As if to give us a chance to recover from the blood and busts of “The Six Napoleons,” Watson offers up a course of academic scandal, where the participants’ knives are used only for the purpose of whittling down pencil points. It’s no wonder Holmes was reluctant at first to get involved – a case like this hovers dangerously near to the “zero-point” he mentioned in “The Copper Beeches,” of “recovering lost lead pencils and giving advice to young ladies from boarding schools.” Still, Holmes never could resist a mystery, no matter how trivial – and neither can we. Once the client begins to state the evidence, it’s hard not to be caught up in the chase. Please join in the scholarly baying as the Hounds travel to “one of our great university towns” and select the cheating heart from among “The Three Students.”
Cozy, tricky, and oddly familiar: This case has one feature that I admire: its “trick confession” scene is one of the more plausible in mystery fiction. Notice how Holmes’s flair for the dramatic inspires him to arrange an imposing tribunal that would be almost certain to rattle both the honest Bannister and the impulse-cheater Gilchrist. But supposing the scene had not come off, is there any other way that Holmes could have settled the matter?

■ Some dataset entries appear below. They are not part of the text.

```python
def oicr_refine_loss(logits, V, R, K, cls_col, box_col, boxes, lab_class, lab_weight, lab_index, pred_view, reg_weights,
                     loss_view, dlogits=None, grad_scale=None, workspace=None, n_rounds=1, col_stride=0):
    rw = _floats(reg_weights, 4)
    if workspace is None:
        workspace = torch.empty(n_rounds * 2 * V * R, device=logits.device, dtype=torch.float32)
    check(lib.sw_oicr_refine_loss(V, R, K, n_rounds, _p(logits), logits.stride(0), cls_col, box_col, col_stride, _p(boxes),
                                  _p(lab_class), _p(lab_weight), _p(lab_index), _p(pred_view), rw, _p(loss_view),
                                  _p(dlogits), 0 if dlogits is None else dlogits.stride(0), _p(grad_scale), _p(workspace),
                                  _stream()), "sw_oicr_refine_loss")


def colsum(X, M, N, out, ld=None, accumulate=False):
    need = int(lib.sw_colsum_workspace_floats(dt(X), M, N))
    ws = torch.empty(max(need, 4), device=X.device, dtype=torch.float32)
    check(lib.sw_colsum(dt(X), M, N, _p(X), X.stride(0) if ld is None else ld, _p(out), _p(ws), int(accumulate), _stream()), "sw_colsum")
    return out


def convert_2d(src_f32, dst, rows, cols, ld_src=None, ld_dst=None):
    check(lib.sw_convert_2d(dt(dst), rows, cols, _p(src_f32), src_f32.stride(0) if ld_src is None else ld_src, _p(dst),
                            dst.stride(0) if ld_dst is None else ld_dst, _stream()), "sw_convert_2d")
    return dst


def split_bf16x3(src_f32, side, along_rows=False, out=None):
    _need_gpu(src_f32)
    rows, cols = src_f32.shape
    assert src_f32.dtype == torch.float32 and src_f32.stride(1) == 1
    shape = (6 * rows, cols) if along_rows else (rows, 6 * cols)
    if out is None or tuple(out.shape) != shape:
        out = torch.empty(shape[0], shape[1] + 128, device=src_f32.device, dtype=torch.bfloat16)[:, :shape[1]]
    check(lib.sw_split_bf16x3(rows, cols, _p(src_f32), src_f32.stride(0), _p(out), out.stride(0), int(side), int(bool(along_rows)), _stream()),
          "sw_split_bf16x3")
    return out


def gemm_f32x3(A, B, C, M, N, K, a_kstrided=False, b_kstrided=False, ep=None, tag=None, A3=None, B3=None):
    if A3 is None:
        A3 = split_bf16x3(A, 0, along_rows=a_kstrided)
    if B3 is None:
        B3 = split_bf16x3(B, 1, along_rows=b_kstrided)
# ... 731 lines not shown
```

### sos-wsod_amd/roi_heads_oicrplus.py

```python
from typing import Dict, List

import os
import numpy as np
import torch
import torch.nn as nn

from . import ops, staging
from .box_head import DiscriminativeAdaptionNeck
from .events import get_event_storage, has_event_storage
from .fast_rcnn_oicr import OICROutputLayers
from .fast_rcnn_wsddn import WSDDNOutputLayers
from .poolers import ROIPooler
from .registry import ROI_BOX_HEAD_REGISTRY, ROI_HEADS_REGISTRY
from .structures import ShapeSpec

LOSS_NAMES_FMT = ["loss_cls"]


def get_image_level_gt(targets, num_classes):
    if targets is None:
        return None, None, None
    cls, ints, ohs = [], [], []
    for t in targets:
        g = t.gt_classes
# ... 392 lines not shown
        n_loss = 1 + 2 * RK
        K1 = K + 1
        col_stride = 5 * K + 1
        loss_view = torch.empty(B, n_loss, V, device=dev, dtype=torch.float32)
        dlogits = torch.empty(M, LD, device=dev, dtype=torch.float32) if inp["need_grad"] else None
        ones = inp["ones"]
        images = []
        for b in range(B):
            R, off, G = Rs[b], offs[b], inp["G"][b]
            lg = logits[off:off + V * R]
            dl = None if dlogits is None else dlogits[off:off + V * R]
            scores = torch.empty(V, R, K, device=dev, dtype=torch.float32)
            mine_scores = torch.empty(RK, R, K1, device=dev, dtype=torch.float32)
            ops.wsddn_mil(lg, V, R, K, cols["cls"], cols["det"], inp["gt_onehot"][b], scores, loss_view[b, 0], dl, ones,
                          mean_scores=mine_scores[0])
            if RK > 1:
                ops.oicr_mean_probs(lg, V, R, K, RK - 1, cols["cls_score0"], col_stride, mine_scores[1:])
            top_k = max(int(R * self.mist_p), 1)
            ws = torch.empty(ops.mine_workspace_bytes(R, top_k, G, RK), device=dev, dtype=torch.uint8)
            lab_c = torch.empty(RK, R, device=dev, dtype=torch.int32); lab_w = torch.empty(RK, R, device=dev, dtype=torch.float32)
            lab_i = torch.empty(RK, R, device=dev, dtype=torch.int32); cnt = torch.empty(RK, device=dev, dtype=torch.int32)
            pi = torch.empty(RK, top_k * G, device=dev, dtype=torch.int32); pc = torch.empty_like(pi)
            ps = torch.empty(RK, top_k * G, device=dev, dtype=torch.float32)
            boxes = inp["boxes"][b]
            ops.oicr_mine_label(mine_scores, inp["gt_int32"][b], boxes[0], K, top_k, self.mist_thre, 0.01,
                                self.iou_thresholds[0], self.iou_thresholds[1], lab_c, lab_w, lab_i, cnt, pi, pc, ps, ws)
            ops.oicr_refine_loss(lg, V, R, K, cols["cls_score0"], cols["bbox_pred0"], boxes, lab_c, lab_w, lab_i,
                                 inp["pred_view"], self.bbox_reg_weights, loss_view[b, 1:], dl, ones, n_rounds=RK,
                                 col_stride=col_stride)
            images.append({"scores": scores, "mine_scores": mine_scores, "fc7": h2[off:off + V * R], "logits": lg,
                           "rounds": [dict(lab_class=lab_c[k], lab_weight=lab_w[k], lab_index=lab_i[k],
                                           pgt_count=cnt[k:k + 1], pgt_index=pi[k], pgt_class=pc[k], pgt_score=ps[k])
                                      for k in range(RK)]})
        out = torch.empty(n_loss + 2, device=dev, dtype=torch.float32)
        losses, total, finite = out[:n_loss], out[n_loss:n_loss + 1], out[n_loss + 1:]
        ops.loss_finalize(loss_view, losses, out[n_loss:])
        aux = dict(images[0])
        aux["images"] = images
        self.last_aux = aux
        self._last_finite = finite
        return dict(losses=losses, total=total, feats=feats, pooled=pooled, argmax=argmax, h1=h1, h2=h2, W1=W1, W1T=W1T, W2=W2,
                    W2T=W2T, Wh=Wh, dlogits=dlogits, inp=inp, train_dropout=training_dropout)

    def _col_to_loss(self, device):
        K = self.num_classes
        idx = torch.zeros(self.ld_head, dtype=torch.int32)
        idx[: 2 * K] = 0
        for k in range(self.refine_K):
            base = 2 * K + k * (5 * K + 1)
            idx[base: base + K + 1] = 1 + 2 * k
            idx[base + K + 1: base + 5 * K + 1] = 2 + 2 * k
        return idx.to(device)

    def _handle(self, device, fresh=False):
        if fresh:
            return torch.empty(1, device=device, dtype=torch.float32)
        z = getattr(self, "_zero_handle", None)
        if z is None or z.device != device:
            z = self._zero_handle = torch.zeros(1, device=device, dtype=torch.float32)
        return z

    def _train_backward_top(self, st, params_top, g_losses, g_total):
        dt_ = self.compute_dtype
        inp = st["inp"]
        B, M = inp["B"], inp["M"]
        LD = self.ld_head
        pooled, h1, h2, W2, Wh = st["pooled"], st["h1"], st["h2"], st["W2"], st["Wh"]
        dev = pooled.device
        D1, D2 = h1.shape[1], h2.shape[1]
        if not hasattr(self, "_c2l") or self._c2l.device != dev:
            self._c2l = self._col_to_loss(dev)
        if g_losses is not None:
            g_losses = g_losses.contiguous().float()
        if g_total is not None:
            g_total = g_total.contiguous().float()
        dl = torch.empty(M, LD, device=dev, dtype=dt_)
        ops.scale_cols_loss(st["dlogits"], g_losses, g_total, self._c2l, 1.0 / B, dl, M, LD, self.n_head_cols)
        rs = 2.0 if st["train_dropout"] else 1.0
        dbh = torch.empty(LD, device=dev, dtype=torch.float32); ops.colsum(dl, M, LD, dbh)
        dWh = torch.empty(LD, D2, device=dev, dtype=torch.float32)
        ops.gemm(dl, h2, dWh, LD, D2, M, a_kstrided=True, b_kstrided=True, splitk=4)
        dz2 = _padded(M, D2, dev, dt_)
        WhT = self._head_weights_t(Wh, dev)
        if WhT is not None:
            ops.gemm(dl, WhT, dz2, M, D2, LD, ep=ops.make_epilogue(relu_ref=h2, ref_scale=rs, out_dtype=dt_))
        else:
            ops.gemm(dl, Wh, dz2, M, D2, LD, b_kstrided=True, ep=ops.make_epilogue(relu_ref=h2, ref_scale=rs, out_dtype=dt_))
        db2 = ops.grad_target(self.box_head.fc2.bias, (D2,), dev); ops.colsum(dz2, M, D2, db2)
        epc = 8 if dt_ == torch.bfloat16 else 4
        wgrad_nn = M % epc == 0

        def dz_t(dz, D):
            return ops.transpose_2d(dz, torch.empty(D, M + 8 * epc, device=dev, dtype=dt_)[:, :M], M, D)
        dW2 = ops.grad_target(self.box_head.fc2.weight, (D2, D1), dev)
        if wgrad_nn:
            self._fc_gemm(dz_t(dz2, D2), h1, dW2, D2, D1, M, b_kstrided=True)
        else:
            ops.gemm(dz2, h1, dW2, D2, D1, M, a_kstrided=True, b_kstrided=True)
        dz1 = _padded(M, D1, dev, dt_)
        if st.get("W2T") is not None:
            self._fc_gemm(dz2, st["W2T"], dz1, M, D1, D2, ep=ops.make_epilogue(relu_ref=h1, ref_scale=rs, out_dtype=dt_),
                          wname="fc2T", wmaster=self.box_head.fc2.weight)
        else:
            ops.gemm(dz2, W2, dz1, M, D1, D2, b_kstrided=True, ep=ops.make_epilogue(relu_ref=h1, ref_scale=rs, out_dtype=dt_))
        st["dz1"] = dz1
        dparams = [dW2, db2]
        row = 0
        for i in range(2, len(params_top), 2):
            n = params_top[i].shape[0]
            dparams += [dWh[row:row + n], dbh[row:row + n]]
            row += n
        return [g if p.requires_grad else None for g, p in zip(dparams, params_top)]

    def _fused_fc1_plan(self, M, D0, D1):
        opt = getattr(self, "_fused_opt", None)
        if (opt is None or self.compute_dtype != torch.bfloat16 or (M % 8) or getattr(self, "fp32x3", False)
                or getattr(self, "_fc6_panels", None) is not None or getattr(self, "_staged", False)
                or not ops.gemm_sgd_fused_supported(torch.bfloat16, D1, D0, M, False, True)):
            return None
        w = self.box_head.fc1.weight
        if not w.requires_grad or w.grad is not None:
            return None
        return opt.fused_update_entry(w)

    def _fused_fc1_wgrad(self, st):
        plan = st.pop("fused_fc1")
        entry, momentum, finish = plan
        pooled, dz1 = st["pooled"], st["dz1"]
        dev, M = pooled.device, st["inp"]["M"]
        D0, D1 = pooled.shape[1], dz1.shape[1]

        def nn():
            dzt = ops.transpose_2d(dz1, torch.empty(D1, M + 64, device=dev, dtype=torch.bfloat16)[:, :M], M, D1)
            scratch = torch.empty(D1, D0, device=dev, dtype=torch.float32)
            ep = ops.attach_sgd_fused(ops.make_epilogue(out_dtype=torch.float32), entry, momentum, 1.0)
            ops.gemm(dzt, pooled, scratch, D1, D0, M, b_kstrided=True, ep=ep)
        ops._launch("fc6_wgrad_sgd", nn)
        finish()

    def _train_backward_fc6(self, st, defer_fused=False):
        dt_ = self.compute_dtype
        pooled, dz1 = st["pooled"], st["dz1"]
        dev, M = pooled.device, st["inp"]["M"]
        D0, D1 = pooled.shape[1], dz1.shape[1]
        epc = 8 if dt_ == torch.bfloat16 else 4
        db1 = ops.grad_target(self.box_head.fc1.bias, (D1,), dev); ops.colsum(dz1, M, D1, db1)
        plan = self._fused_fc1_plan(M, D0, D1)
        if plan is not None:
            st["fused_fc1"] = plan
            if not defer_fused:
                self._fused_fc1_wgrad(st)
            return None, db1
        dW1 = ops.grad_target(self.box_head.fc1.weight, (D1, D0), dev)
        panels = getattr(self, "_fc6_panels", None)
        if panels is not None and panels[0] > 1 and D1 % (256 * panels[0]) == 0:
            rows = D1 // panels[0]
            dzt = ops.transpose_2d(dz1, torch.empty(D1, M + 8 * epc, device=dev, dtype=dt_)[:, :M], M, D1) if M % epc == 0 else None
            for i in range(panels[0]):
                if dzt is not None:
                    ops.gemm(dzt[i * rows:(i + 1) * rows], pooled, dW1[i * rows:(i + 1) * rows], rows, D0, M, b_kstrided=True)
                else:
                    ops.gemm(dz1[:, i * rows:(i + 1) * rows], pooled, dW1[i * rows:(i + 1) * rows], rows, D0, M, a_kstrided=True, b_kstrided=True)
                panels[1](i, dW1[i * rows:(i + 1) * rows])
        elif M % epc == 0:
            def nn():
                dzt = ops.transpose_2d(dz1, torch.empty(D1, M + 8 * epc, device=dev, dtype=dt_)[:, :M], M, D1)
                self._fc_gemm(dzt, pooled, dW1, D1, D0, M, b_kstrided=True)
            ops._launch("fc6_wgrad", nn)
        else:
            ops.gemm(dz1, pooled, dW1, D1, D0, M, a_kstrided=True, b_kstrided=True, tag="fc6_wgrad")
        return dW1, db1

    def _train_backward_pool(self, st, feat_req):
        dt_ = self.compute_dtype
        inp = st["inp"]
        B, Rs, offs, M = inp["B"], inp["R"], inp["off"], inp["M"]
        pooled, dz1, W1 = st["pooled"], st["dz1"], st["W1"]
        dev = pooled.device
        D0, D1 = pooled.shape[1], dz1.shape[1]
        dfeats = [None] * len(feat_req)
        if any(feat_req):
            dpooled = _padded(M, D0, dev, dt_, pad=64)
            amax = ops.fill_zero(torch.empty(1, device=dev, dtype=torch.float32))
            if st["W1T"] is not None:
                self._fc_gemm(dz1, st["W1T"], dpooled, M, D0, D1, ep=ops.make_epilogue(out_dtype=dt_, absmax_out=amax),
                              tag="fc6_dgrad", wname="fc1T", wmaster=self.box_head.fc1.weight)
            else:
                ops.gemm(dz1, W1, dpooled, M, D0, D1, b_kstrided=True, ep=ops.make_epilogue(out_dtype=dt_, absmax_out=amax),
                         tag="fc6_dgrad")
            P = self.box_pooler.output_size
            for b in range(B):
                R, off = Rs[b], offs[b]
                for s in range(2):
                    if not feat_req[2 * b + s]:
                        continue
                    f = st["feats"][2 * b + s]
                    df = torch.empty_like(f)
                    r0 = off + 2 * s * R
                    ops.roi_pool_bwd(dpooled[r0:r0 + 2 * R], st["argmax"][r0:r0 + 2 * R], inp["rois"][b][s], df, P, P,
                                     row_scale=inp["obj"][b][2 * s:2 * s + 2].reshape(-1), row_scale_add=1.0, relu_ref=f,
                                     dout_absmax=amax, tag="roi_bwd", spatial_scale=self.box_pooler.scale)
                    dfeats[2 * b + s] = df
        if "fused_fc1" in st:
            self._fused_fc1_wgrad(st)
        return dfeats

    def _prepare_inputs(self, proposals_list, targets1, device, need_grad):
        K = self.num_classes
        B = len(proposals_list[0])
        assert B >= 1 and all(len(p) == B for p in proposals_list)
        _, gt_ints, gt_oh = get_image_level_gt(targets1, K)
        if not hasattr(self, "_consts") or self._consts[0].device != device:
            self._consts = (torch.ones(max(2, 2 * self.refine_K), device=device),
                            torch.tensor([0, 1, 2, 2], dtype=torch.int32, device=device))
        Rs, Gs, offs, boxes, obj, rois = [], [], [], [], [], []
        off = 0
        for b in range(B):
            props = [p[b] for p in proposals_list]
            R = len(props[0])
            assert all(len(p) == R for p in props), "the 4 proposal sets are index aligned (dataset_mapper.py:353-361)"
            bl = [p.proposal_boxes.tensor.to(device=device, dtype=torch.float32).contiguous() for p in props]
            ol = [p.objectness_logits.to(device=device, dtype=torch.float32).contiguous() for p in props]
            bx = torch.empty(4, R, 4, device=device, dtype=torch.float32)
            ob = torch.empty(4, R, device=device, dtype=torch.float32)
            ro = torch.empty(2, 2 * R, 5, device=device, dtype=torch.float32)
            if device.type == "cuda":
                ops.pack_views(bl, ol, bx, ob, ro)
            else:
                bx.copy_(torch.stack(bl)); ob.copy_(torch.stack(ol))
                ro[..., 1:] = bx.view(2, 2 * R, 4); ro[:, :R, 0] = 0; ro[:, R:, 0] = 1
            Rs.append(R); Gs.append(int(gt_ints[b].numel())); offs.append(off); boxes.append(bx); obj.append(ob); rois.append(ro)
            off += 4 * R
        nG = sum(Gs)
        if self._prestaged_labels is not None:
            devbuf, staged_G = self._prestaged_labels
            assert tuple(staged_G) == tuple(Gs), "the class counts are kernel arguments of the captured step"
        elif device.type == "cuda":
            host = torch.empty(nG + B * K, dtype=torch.float32, pin_memory=True)
            self._fill_label_host(host, gt_ints, gt_oh, nG)
            devbuf = host.to(device, non_blocking=True)
        else:
            devbuf = torch.cat([torch.cat(gt_ints).to(torch.int32).view(torch.float32), gt_oh.reshape(-1)])
        gt_i32, gt_onehot, g0 = [], [], 0
        for b in range(B):
            gt_i32.append(devbuf[g0:g0 + Gs[b]].view(torch.int32)); g0 += Gs[b]
            gt_onehot.append(devbuf[nG + b * K: nG + (b + 1) * K])
        return dict(B=B, R=Rs, G=Gs, off=offs, M=off, boxes=boxes, obj=obj, rois=rois, gt_int32=gt_i32, gt_onehot=gt_onehot,
                    ones=self._consts[0], pred_view=self._consts[1], need_grad=need_grad)

# ... 56 lines not shown
```

Baseline: 502.7 images/s.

One thing has always troubled me about this case, and that’s the trips to the stationers’ shops for clues as to the origin of the pencil. Holmes called it “the best and only final clue,” but isn’t it true that he had already drawn his conclusions based on the height of the three students? And what would it have told him if he could have found the right kind of pencil at one of the shops? Even if he could have shown that Gilchrist purchased a pencil of that sort, couldn’t he have claimed to have lost it or lent it to someone else? Weren’t the clay pellets a better clue than a pencil?
Baring-Gould’s Annotated mentions various theories that “The Three Students” was a hoax, possibly arranged by Watson. What evidence is there that this case, small as it was, may not have been the genuine article, but instead a bit of theatre itself?
“Come if you want to:” Does this story tell us of a certain fraying in the relationship between Holmes and Watson? Note Holmes’s thinly veiled insults: “Not one of your cases, Watson – mental, not physical,” and “There are others.” There are many times when Holmes gives Watson a zing, but he does it with wit or a certain amount of gentleness – or at the very least he waits until Watson does or says something wrong, which is not the case for these two remarks. Of course there must have always been limits to how much Watson reported back to his readers. Was Holmes getting nastier, or was Watson just editing less of it out of the published versions? Could it be that Holmes was going through some difficult experience? Had he quit smoking, for instance? If this story takes place in 1895, does it help to explain why Watson wasn’t living with him in 1896?